We will get into more detail later but for now, think of it like this:. The CPU monitors the status of the inputs (ex. Switch on, proximity sensor off, valve 40% open, etc.). The CPU takes the information that it gets from the inputs, performs logic on the inputs. The CPU operates the outputs logic (ex. Turn off motor, open valve, etc.)See the flowchart below for a visual representation of the steps above.PLC Function FlowchartLet’s use a familiar example to illustrate how PLCs work.
Plc Programming Examples Traffic Light
Your dishwasher. Many dishwashers have microprocessors that function similarly to PLCs. The dishwasher has inputs, outputs and, of course, a CPU.
Some of the inputs into the dishwasher controller would be the buttons on the front, the water sensors and the door switch. Some of the dishwasher outputs would be the water valves, the heat elements and the pumps. Now let’s think about how the dishwasher uses those different components.NOTE: Remember, the CPU is the processor in the dishwasher that is programmed to make all the decisions we will see below. Thanks for the comment, Don! Interesting perspective.

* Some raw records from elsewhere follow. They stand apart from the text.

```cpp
#if MS_FWD_PHASES
__device__ unsigned long long* g_fwd_phase_rows = nullptr;
#define MS_FPH(i) do { const uint64_t ph_now = __builtin_readcyclecounter(); ph_acc[i] += (uint32_t)(ph_now - ph_last); ph_last = ph_now; } while (0)
#else
#define MS_FPH(i) do {} while (0)
// ... 6 lines not shown
#define FWD_ALPHA_BIAS (__builtin_amdgcn_logf(rp.clamp_max_alpha))
__device__ __forceinline__ float fwd_alpha(float e, float) { return __builtin_amdgcn_fmed3f(e, 0.0f, 1.0f); }
#else
#define FWD_ALPHA_BIAS 0.0f
__device__ __forceinline__ float fwd_alpha(float e, float clamp_max_alpha) { return clamp_alpha(e, clamp_max_alpha); }
#endif

template <int TS, bool VIS, bool ROWS, bool SEGS = false>
__global__ void __launch_bounds__(TS * TS)
raster_fwd_f32x3_kernel(const float* __restrict__ points, const float* __restrict__ feats,
                        const int32_t* __restrict__ ranges, const int32_t* __restrict__ o2p,
                        FastParams rp, float* __restrict__ image, float* __restrict__ image_alpha,
                        float* __restrict__ visibility) {
  using G = TileGeom<TS>;
  constexpr int BATCH = G::BATCH;
  __shared__ float4 s_rec[BATCH * 3];
  __shared__ float4 s_cull[BATCH * 2];
  __shared__ int32_t s_id[VIS ? BATCH : 1];
  __shared__ float s_vis[VIS ? BATCH : 1];
#if MS_FWD_PHASES
  const uint64_t ph_start = __builtin_readcyclecounter();
  uint64_t ph_last = ph_start;
  uint32_t ph_acc[11] = {0, 0, 0, 0, 0, 0, 0, 0, 0, 0, 0};
#endif

  int tile_id, start, end;
  if constexpr (SEGS) {
    if (rp.split_counts[2] != 0 || (int)blockIdx.x >= rp.split_counts[0]) return;
    const int4 item = rp.split_items[blockIdx.x];
    tile_id = item.x; start = item.y; end = item.z;
// ... 24 lines not shown
  const float TSCALE = 1.0f, GATE = rp.alpha_threshold;
#endif
  float T = in_bounds ? TSCALE : 0.0f;
  if constexpr (SEGS && VIS) T = TSCALE * rp.split_state[(int64_t)blockIdx.x * (TS * TS) + threadIdx.x].w;
  const float SPENT = FWD_SPENT_T * TSCALE;

  const int t = threadIdx.x;

  Raw raw;
  int next_id = 0;
  const bool stager = t < BATCH;
  if (stager && start + t < end) raw = load_raw<ROWS>(points, feats, o2p[start + t]);
  if (stager && start + BATCH + t < end) next_id = o2p[start + BATCH + t];
  if (VIS && stager) s_vis[t] = 0.0f;

  for (int begin = start; begin < end; begin += BATCH) {
    const int count = (end - begin) < BATCH ? (end - begin) : BATCH;
    if (begin == start) MS_FPH(7);
    const bool wave_spent = __ballot(T >= SPENT) == 0;
    if (lane == 0) reinterpret_cast<int*>(&s_rec[wave * 3 + 2])[3] = wave_spent ? 1 : 0;
    __syncthreads();
    if (__ballot(reinterpret_cast<const int*>(&s_rec[(lane % (TS * TS / 64)) * 3 + 2])[3] != 0) == ~0ull) break;
    MS_FPH(0);
    if (VIS && stager) {
      if (begin > start && s_vis[t] != 0.0f) atomic_add_noret(visibility + s_id[t], s_vis[t]);
      s_vis[t] = 0.0f;
    }
    MS_FPH(5);
    if (stager && begin + t < end) {
      write_records<true>(raw, rp.alpha_threshold, &s_rec[t * 3], &s_cull[t * 2], origin_x, origin_y, FWD_ALPHA_BIAS);
      if (VIS) s_id[t] = raw.id;
    }
    if (stager && begin + BATCH + t < end) raw = load_raw<ROWS>(points, feats, next_id);
    if (stager && begin + 2 * BATCH + t < end) next_id = o2p[begin + 2 * BATCH + t];
    MS_FPH(1);
    __syncthreads();
    MS_FPH(2);
#if MS_FWD_PHASES
    ph_acc[10] += 1;
#endif
    if (wave_spent) continue;

    for (int r = 0; r < count; r += 64) {
      const int j = r + lane;
      bool hit = false;
      if (j < count) hit = patch_hit(s_cull[j * 2], s_cull[j * 2 + 1], rcx, rcy);
// ... 67 lines not shown
        const float Y = __builtin_fmaf(pxr, q1.x, __builtin_fmaf(pyr, q1.y, -q0.y));
        const float a = fwd_alpha(__builtin_amdgcn_exp2f(-__builtin_fmaf(Y, Y, __builtin_fmaf(X, X, q1.z))), rp.clamp_max_alpha);
        const bool pass = a > GATE;
#if MS_FWD_SKIP_EMPTY
        if (__ballot(pass) == 0) continue;
        const float2 q2 = *reinterpret_cast<const float2*>(&s_rec[(r + b) * 3 + 2]);
#endif
        const float w = pass ? a * T : 0.0f;
        T = __builtin_fmaf(-TSCALE, w, T);
        c0 += q1.w * w; c1 += q2.x * w; c2 += q2.y * w;
      }
      MS_FPH(4);
    }
  }
  MS_FPH(6);

  if (VIS && end > start) {
    __syncthreads();
    if (stager && s_vis[t] != 0.0f) atomic_add_noret(visibility + s_id[t], s_vis[t]);
  }

#if MS_FWD_CLAMP_FOLD
  T = T / TSCALE;
#endif
#if MS_FWD_PHASES
  if (g_fwd_phase_rows && lane == 0) {
    unsigned long long* row = g_fwd_phase_rows + ((size_t)blockIdx.x * (TS * TS / 64) + wave) * 12;
    const uint64_t now = __builtin_readcyclecounter();
    ph_acc[6] += (uint32_t)(now - ph_last);
    for (int i = 0; i < 8; ++i) row[i] = ph_acc[i];
// ... 220 lines not shown
  rp.width = w; rp.height = h;
  rp.tiles_wide = (w + cfg->tile_size - 1) / cfg->tile_size;
  rp.tile_begin = row_begin * rp.tiles_wide;
  rp.clamp_max_alpha = (float)cfg->clamp_max_alpha;
  rp.alpha_threshold = (float)cfg->alpha_threshold;
  rp.one_minus_saturate = (float)(1.0 - cfg->saturate_threshold);
  rp.deterministic = 0;
  rp.num_tiles = num_tiles;
  rp.grad_broadcast = 0;
  return rp;
}

bool ms_raster_fwd_fast(const void* points, const void* feats, const int32_t* ranges, const int32_t* o2p,
                        int w, int h, const ms_raster_config* cfg, void* image, void* alpha, void* visibility,
                        int row_begin, int num_tiles, hipStream_t s, const float* splat_rows, const SplitScratch* split,
                        int32_t* long_run_word) {
  FastParams rp = make_fast_params(w, h, cfg, row_begin, num_tiles);
  rp.long_run_word = long_run_word;
  const bool cut = split != nullptr;
  if (cut) {
    rp.split_min_run = split->min_run;
    rp.split_items = split->items; rp.split_counts = split->counts; rp.split_state = split->state;
    (void)hipMemsetAsync(split->counts, 0, 4 * sizeof(int32_t), s);
    split_plan_kernel<<<dim3((unsigned)((num_tiles + 255) / 256)), dim3(256), 0, s>>>(
        ranges, rp.tile_begin, num_tiles, split->min_run, split->seg_len, (int)split->item_cap, (int)split->long_cap,
        split->counts, split->long_tiles, split->items);
  }
  const dim3 grid(xcd_grid<FWD_XCD_CHUNK>(rp.num_tiles, 1));
#define MS_GO3(TS, VIS, ROWS)                                                                                   \
  raster_fwd_f32x3_kernel<TS, VIS, ROWS><<<grid, dim3(TS * TS), 0, s>>>(                                        \
      ROWS ? splat_rows : (const float*)points, (const float*)feats, ranges, o2p, rp, (float*)image, (float*)alpha,  \
      VIS ? (float*)visibility : nullptr)
#define MS_SEG(TS, VIS, ROWS)                                                                                   \
// ... 43 lines not shown
```

### taichi_splatting_amd/frame.py

```python
from __future__ import annotations

import collections
import contextlib
import ctypes
import gc
from dataclasses import dataclass, replace
import os
import threading
import time
from typing import Optional, Tuple
import weakref

import torch

from . import _lib
from .data_types import RasterConfig

USE_FRAME = os.environ.get('MS_FRAME', 'frame') != 'legacy'

K_SLACK = 1.25
K_GRANULE = 1 << 16

_k_capacity = {}
_mapper_mode = {}
PRESORT_ABOVE, DIRECT_BELOW = 3.6, 3.4
LONG_RUN_LIMIT = 16384
_run_words = {}
_presort_sticky = set()
_k_host = {}
_moments = collections.OrderedDict()
_moments_pinned = set()
_identity = {}
_lock = threading.RLock()

MOMENTS_LRU = 4
K_SLOTS = 64
GRAPH_K_WORDS = 1024
SPLIT_LONG_RUNS = os.environ.get('MS_SPLIT_LONG_RUNS', '1') not in ('', '0')
SPLIT_MIN_RUN = int(os.environ.get('MS_SPLIT_MIN_RUN', '0'))
SPLIT_SEG_LEN = int(os.environ.get('MS_SPLIT_SEG_LEN', '0'))
SPLIT_ALWAYS = os.environ.get('MS_SPLIT_ALWAYS', '0') not in ('', '0')
BROADCAST_GRAD = os.environ.get('MS_BROADCAST_GRAD', '1') not in ('', '0')
STRICT = os.environ.get('MS_STRICT', '0') not in ('', '0')

LAZY_SETTLE = os.environ.get('MS_LAZY_SETTLE', '0') not in ('', '0')
VISIBILITY_FROM_BACKWARD = os.environ.get('MS_VISIBILITY_FROM_BACKWARD', '0') not in ('', '0')
SH_SIDE_STREAM = os.environ.get('MS_SH_SIDE_STREAM', '1') not in ('', '0')
_side_streams = {}
visibility_passes = 0
LAZY_AFTER = 3
_stable_frames = {}
_unsettled = collections.deque()

# ... 524 lines not shown
      f, d = feat.shape[1], feat.shape[2]
      degree = int(round(d ** 0.5)) - 1
      assert (degree + 1) ** 2 == d, f"SH feature count must be square, got {d} ({feat.shape})"
      assert 0 <= degree <= 3, f"SH degree must be between 0 and 3, got {degree}"
    else:
      assert feat.ndim == 2, f"Features must be (N, C) if use_sh=False, got {feat.shape}"
      f, degree = feat.shape[1], -1

    rows = (0, tiles_high) if opts.tile_rows is None else (max(0, int(opts.tile_rows[0])), min(tiles_high, int(opts.tile_rows[1])))
    key = _shape_key(device, n, (w, h), config, opts.tile_rows, opts.use_depth16)
    desc = _lib.FrameDescC(n=n, k_capacity=_k_capacity.get(key, 0), image_w=w, image_h=h, dtype=_lib.dtype_code(dtype), f=f,
                           sh_degree=degree, depth16=int(opts.use_depth16), tile_row_begin=rows[0], tile_row_end=rows[1],
                           projected_input=0, mapper=0, near_plane=float(opts.depth_range[0]),
                           far_plane=float(opts.depth_range[1]), blur_cov=float(config.blur_cov),
                           clamp_margin=float(config.clamp_margin), raster=_lib.raster_config_c(config))
    layout = _lib.FrameLayoutC()
    _lib.check(lib.ms_frame_layout_query(ctypes.byref(desc), ctypes.byref(layout)), "render_gaussians")
    stream = _lib.current_stream(device)
    keep_n = torch.empty((layout.keep_n_bytes,), dtype=torch.uint8, device=device)
    scratch_n = torch.empty((layout.scratch_n_bytes,), dtype=torch.uint8, device=device)
    inputs = _lib.FrameInputsC(position=pos.data_ptr(), log_scaling=lsc.data_ptr(), rotation=rot.data_ptr(),
                               alpha_logit=alog.data_ptr(), feature=feat.data_ptr(), T_camera_world=Tcw.data_ptr(),
                               projection=proj.data_ptr(), points7=None, depth=None, colours=None)

    y0, y1 = _strip_pixels(rows, ts, h) if opts.crop_to_rows else (0, h)
    image = torch.empty((y1 - y0, w, f), dtype=dtype, device=device)
    alpha = torch.empty((y1 - y0, w), dtype=dtype, device=device)
    if not opts.crop_to_rows and rows != (0, tiles_high):
      image.zero_(); alpha.zero_()
    visibility = torch.zeros((n,), dtype=dtype, device=device) if config.compute_visibility else torch.empty((0,), dtype=dtype, device=device)
# ... 382 lines not shown
```

Baseline: 1991 Msplats/s.

## Cache per-overlap gathered splat rows in forward for sequential backward reads

```diff
diff --git a/include/mi355_splat.h b/include/mi355_splat.h
--- a/include/mi355_splat.h
+++ b/include/mi355_splat.h
@@ -172,6 +172,8 @@
   int32_t split_seg_len;
   double near_plane, far_plane, blur_cov, clamp_margin;
   ms_raster_config raster;
+  int32_t list_rows;
+  int32_t reserved2;
 } ms_frame_desc;
 
 typedef struct ms_frame_layout {
@@ -182,6 +184,7 @@
   size_t keys, values, keys_sorted, tmp_k;
   size_t splat_rows;
   size_t split_scratch;
+  size_t list_rows;
 } ms_frame_layout;
 
 typedef struct ms_frame_inputs {
diff --git a/taichi_splatting_amd/_lib.py b/taichi_splatting_amd/_lib.py
--- a/taichi_splatting_amd/_lib.py
+++ b/taichi_splatting_amd/_lib.py
@@ -58,6 +58,7 @@
     ('projected_input', c_int32), ('mapper', c_int32), ('split_long_runs', c_int32), ('split_seg_len', c_int32),
     ('near_plane', c_double), ('far_plane', c_double), ('blur_cov', c_double), ('clamp_margin', c_double),
     ('raster', RasterConfigC),
+    ('list_rows', c_int32), ('reserved2', c_int32),
   ]
 
 
@@ -68,7 +69,7 @@
     'sorted_keys', 'order', 'counts', 'cum', 'ordered_points', 'tmp_n',
     'overlap_to_point',
     'keys', 'values', 'keys_sorted', 'tmp_k',
-    'splat_rows', 'split_scratch')]
+    'splat_rows', 'split_scratch', 'list_rows')]
 
 
 class FrameInputsC(_SizedStructure):
diff --git a/taichi_splatting_amd/csrc/frame.hip b/taichi_splatting_amd/csrc/frame.hip
--- a/taichi_splatting_amd/csrc/frame.hip
+++ b/taichi_splatting_amd/csrc/frame.hip
@@ -62,6 +62,10 @@
 static bool frame_uses_split(const ms_frame_desc* d) {
   return d->split_long_runs != 0 && d->n > 0 && d->k_capacity > 0 && raster_uses_splat_rows(&d->raster, d->f, d->dtype);
 }
+static bool frame_uses_list_rows(const ms_frame_desc* d) {
+  return d->list_rows != 0 && d->n > 0 && d->k_capacity > 0 && d->raster.tile_size == 16 && !frame_uses_rows(d) &&
+         raster_uses_splat_rows(&d->raster, d->f, d->dtype);
+}
 static SplitParams frame_split_params(const ms_frame_desc* d) {
   return split_params(d->raster.tile_size, d->split_long_runs, d->split_seg_len);
 }
@@ -115,6 +119,7 @@
 
   L->overlap_to_point = keep_k.take(k * 4);
   L->split_scratch = keep_k.take(frame_uses_split(d) ? split_scratch_bytes(d->k_capacity, d->raster.tile_size, frame_split_params(d)) : 0);
+  L->list_rows = keep_k.take(frame_uses_list_rows(d) ? k * LIST_ROW * sizeof(float) : 0);
   L->keep_k_bytes = keep_k.off;
 
   L->keys = scratch_k.take(k * 8);
@@ -366,7 +371,8 @@
   if (in->colours_ready_event) MS_CHECK_HIP(hipStreamWaitEvent(s, (hipEvent_t)in->colours_ready_event, 0));
   return raster_fwd_launch(points7, colours, frame_uses_rows(desc) ? (const float*)(kn + L.splat_rows) : nullptr, ranges, o2p,
                            d.image_w, d.image_h, d.f, &d.raster, out_image, out_alpha, out_visibility, g.row_begin, g.row_end,
-                           d.dtype, stream, cut ? &split : nullptr, in->longest_run_host);
+                           d.dtype, stream, cut ? &split : nullptr, in->longest_run_host,
+                           frame_uses_list_rows(desc) ? (float*)(kk + L.list_rows) : nullptr);
 }
 
 extern "C" int ms_frame_backward(const ms_frame_desc* desc, const ms_frame_inputs* in, void* keep_n, void* keep_k,
@@ -417,7 +423,8 @@
                                      (float*)gr->moments, gr->deterministic, gr->fixed_exp, g.row_begin, g.row_end,
                                      gr->grad_image_broadcast, s,
                                      frame_uses_rows(desc) ? (const float*)(kn + L.splat_rows) : nullptr,
-                                     cut ? &split : nullptr));
+                                     cut ? &split : nullptr,
+                                     frame_uses_list_rows(desc) && keep_k ? (const float*)(kk + L.list_rows) : nullptr));
     if (raster_only)
       return moments_finalize_rezero_launch((const float*)points7, (float*)gr->moments, gr->deterministic, gr->fixed_exp,
                                             d.n, (float*)gr->grad_points7, (float*)gr->grad_colours,
diff --git a/taichi_splatting_amd/csrc/frame_internal.h b/taichi_splatting_amd/csrc/frame_internal.h
--- a/taichi_splatting_amd/csrc/frame_internal.h
+++ b/taichi_splatting_amd/csrc/frame_internal.h
@@ -77,13 +77,15 @@
 int raster_fwd_launch(const void* points7, const void* features, const float* splat_rows, const int32_t* tile_ranges,
                       const int32_t* overlap_to_point, int image_w, int image_h, int f, const ms_raster_config* cfg,
                       void* out_image, void* out_alpha, void* out_visibility, int tile_row_begin, int tile_row_end,
-                      int dtype, void* stream, const struct SplitScratch* split = nullptr, int32_t* long_run_word = nullptr);
+                      int dtype, void* stream, const struct SplitScratch* split = nullptr, int32_t* long_run_word = nullptr,
+                      float* list_rows = nullptr);
 
 int raster_bwd_moments_launch(const void* points7, const void* features, const int32_t* tile_ranges,
                               const int32_t* overlap_to_point, const void* image, const void* grad_image, int image_w,
                               int image_h, const ms_raster_config* cfg, float* moments, int deterministic,
                               const int32_t* fixed_exp, int tile_row_begin, int tile_row_end, int grad_broadcast,
-                              hipStream_t s, const float* splat_rows = nullptr, const struct SplitScratch* split = nullptr);
+                              hipStream_t s, const float* splat_rows = nullptr, const struct SplitScratch* split = nullptr,
+                              const float* list_rows = nullptr);
 int moments_finalize_rezero_launch(const float* points7, float* moments, int deterministic, const int32_t* fixed_exp,
                                    int64_t n, float* grad_points7, float* grad_features, float* point_heuristic,
                                    hipStream_t s, int row_stride = 0, int covariance_form = 0);
diff --git a/taichi_splatting_amd/csrc/raster.hip b/taichi_splatting_amd/csrc/raster.hip
--- a/taichi_splatting_amd/csrc/raster.hip
+++ b/taichi_splatting_amd/csrc/raster.hip
@@ -494,7 +494,7 @@
 bool ms_raster_fwd_fast(const void* points, const void* feats, const int32_t* ranges, const int32_t* o2p,
                         int w, int h, const ms_raster_config* cfg, void* image, void* alpha, void* visibility,
                         int row_begin, int num_tiles, hipStream_t s, const float* splat_rows, const SplitScratch* split,
-                        int32_t* long_run_word);
+                        int32_t* long_run_word, float* list_rows = nullptr);
 bool ms_raster_bwd_fast(const void* points, const void* feats, const int32_t* ranges, const int32_t* o2p,
                         const void* image, const void* grad_image, int w, int h, const ms_raster_config* cfg,
                         void* gp, void* gf, void* heur, int row_begin, int num_tiles, hipStream_t s);
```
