+    f32x16 oacc[2];
+#pragma unroll
+    for (int dh = 0; dh < 2; ++dh)
+#pragma unroll
+      for (int r = 0; r < 16; ++r) oacc[dh][r] = 0.f;
+#pragma unroll
+    for (int ks = 0; ks < ROWS / 16; ++ks) {
+      union { u32x4 u; opx8 v; } pfu;
+#pragma unroll
+      for (int e = 0; e < 4; ++e) pfu.u[e] = pk[ks >> 1][4 * (ks & 1) + e];
+      const opx8 pf = pfu.v;
+#pragma unroll
+      for (int dh = 0; dh < 2; ++dh) {
+        const opx8 va = tr_frag8(Vb + ks * 2048 + dh * 256, tr0, tr1);
+        oacc[dh] = MFMA_32x32x16(va, pf, oacc[dh], 0, 0, 0);
+      }
+    }
+    if (g == 0 && query < S && p.lse) p.lse[((long)seq * p.H + h) * S + query] = mx * p.scale + __logf(sum);
+    if constexpr (STAGE) {
+#pragma unroll
+      for (int dh = 0; dh < 2; ++dh)
+#pragma unroll
+        for (int j = 0; j < 4; ++j) {
+          opk[t][8 * dh + 2 * j] = pack_opx2(oacc[dh][4 * j] * inv, oacc[dh][4 * j + 1] * inv);
+          opk[t][8 * dh + 2 * j + 1] = pack_opx2(oacc[dh][4 * j + 2] * inv, oacc[dh][4 * j + 3] * inv);
+        }
+#pragma unroll
+      for (int e = 0; e < 16; ++e) asm volatile("" : "+v"(opk[t][e]));
+    } else if (query < S) {
+      op_t* op = tok_ptr(p.o, p.o_cls, p.ldo, p.mp, sr, seq, query) + h * 64 + 4 * g;
+#pragma unroll
+      for (int dh = 0; dh < 2; ++dh)
+#pragma unroll
+        for (int j = 0; j < 4; ++j) {
+          opx4 ov;
+#pragma unroll
+          for (int r = 0; r < 4; ++r) ov[r] = (op_t)(oacc[dh][4 * j + r] * inv);
+          *reinterpret_cast<opx4*>(op + 32 * dh + 8 * j) = ov;
+        }
+    }
+  }
+  if constexpr (STAGE) {
+    __syncthreads();
+#pragma unroll
+    for (int t = 0; t < MAXT; ++t) {
+      const int qt = wave + t * NW;
+      if (qt >= NQT) break;
+      char* st = smem + qt * 4096;
+#pragma unroll
+      for (int ch = 0; ch < 8; ++ch)
+        *reinterpret_cast<u32x2*>(st + n * 128 + ((ch ^ (n & 7)) * 16) + 8 * g) = (u32x2){opk[t][2 * ch], opk[t][2 * ch + 1]};
+#pragma unroll
+      for (int u = 0; u < 4; ++u) {
+        const int idx = lane + 64 * u;
+        const int r = idx >> 3, ch = idx & 7;
+        const u32x4 v = *reinterpret_cast<const u32x4*>(st + r * 128 + ((ch ^ (r & 7)) * 16));
+        const int query = 32 * qt + r;
+        if (query < S) *reinterpret_cast<u32x4*>(tok_ptr(p.o, p.o_cls, p.ldo, p.mp, sr, seq, query) + h * 64 + ch * 8) = v;
+      }
     }
   }
 }
@@ -418,11 +581,17 @@
   return PVRL_OK;
 }
 
+bool fwd32_rows_ok(const AttnArgs& p) {
+  return (p.ldo % 8) == 0 && ((uintptr_t)p.o % 16) == 0 && ((uintptr_t)p.o_cls % 16) == 0;
+}
+
 template <int NKT, int NW>
 int launch_fwd(const AttnArgs& p, hipStream_t s) {
   const dim3 grid((unsigned)(8 * ((p.nseq + 7) / 8) * p.H)), blk(64 * NW);
   constexpr int SFIX = NKT == 13 ? 197 : NKT == 2 ? 32 : 0;
   if (p.causal || p.kpm) hipLaunchKernelGGL((attn_fwd_kernel<NKT, true, NW>), grid, blk, 0, s, p);
+  else if (SFIX == 197 && p.mp.S == SFIX && fwd32_rows_ok(p))
+    hipLaunchKernelGGL((attn_fwd32_kernel<(SFIX == 197 ? SFIX : 197), 4, 3, true>), grid, dim3(256), 0, s, p);
   else if (SFIX && p.mp.S == SFIX) hipLaunchKernelGGL((attn_fwd_kernel<NKT, false, NW, SFIX>), grid, blk, 0, s, p);
   else hipLaunchKernelGGL((attn_fwd_kernel<NKT, false, NW>), grid, blk, 0, s, p);
   PVRL_LAUNCH_CHECK();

Out of curiosity, in what specific ways do you think the PLC is easier to maintain and troubleshoot for the laymen/electrician? I have always found the PAC to be easier to use and program in every aspect. Most of my peers seem to agree. IT also appears that the market agrees to some extent, in light of Allen-Bradley retiring their PLCs? I’m interested to hear why some people find PLCs to be easier to troubleshoot/maintain? Thanks again for your interest.
Hi Ron,Sounds like your bad experience with PACs is possibly due to a lack of documentation/drawings on the part of the original programmer (IT guy?)?I find that Allen-Bradley PACs are just as easy and often easier than PLCs to troubleshoot. For instance, if an I/O module or rack is not responding, you can easily see which one has problem by simply looking at the left side in the controller organizer and looking for the module with an error.
There’s also a simple light that tells if all the I/O is OK or not. Little things like that really help!Is there any specific ways that you find PLCs to be easier to troubleshoot than PACs?Thanks for your comment and interest, Ron.SDG.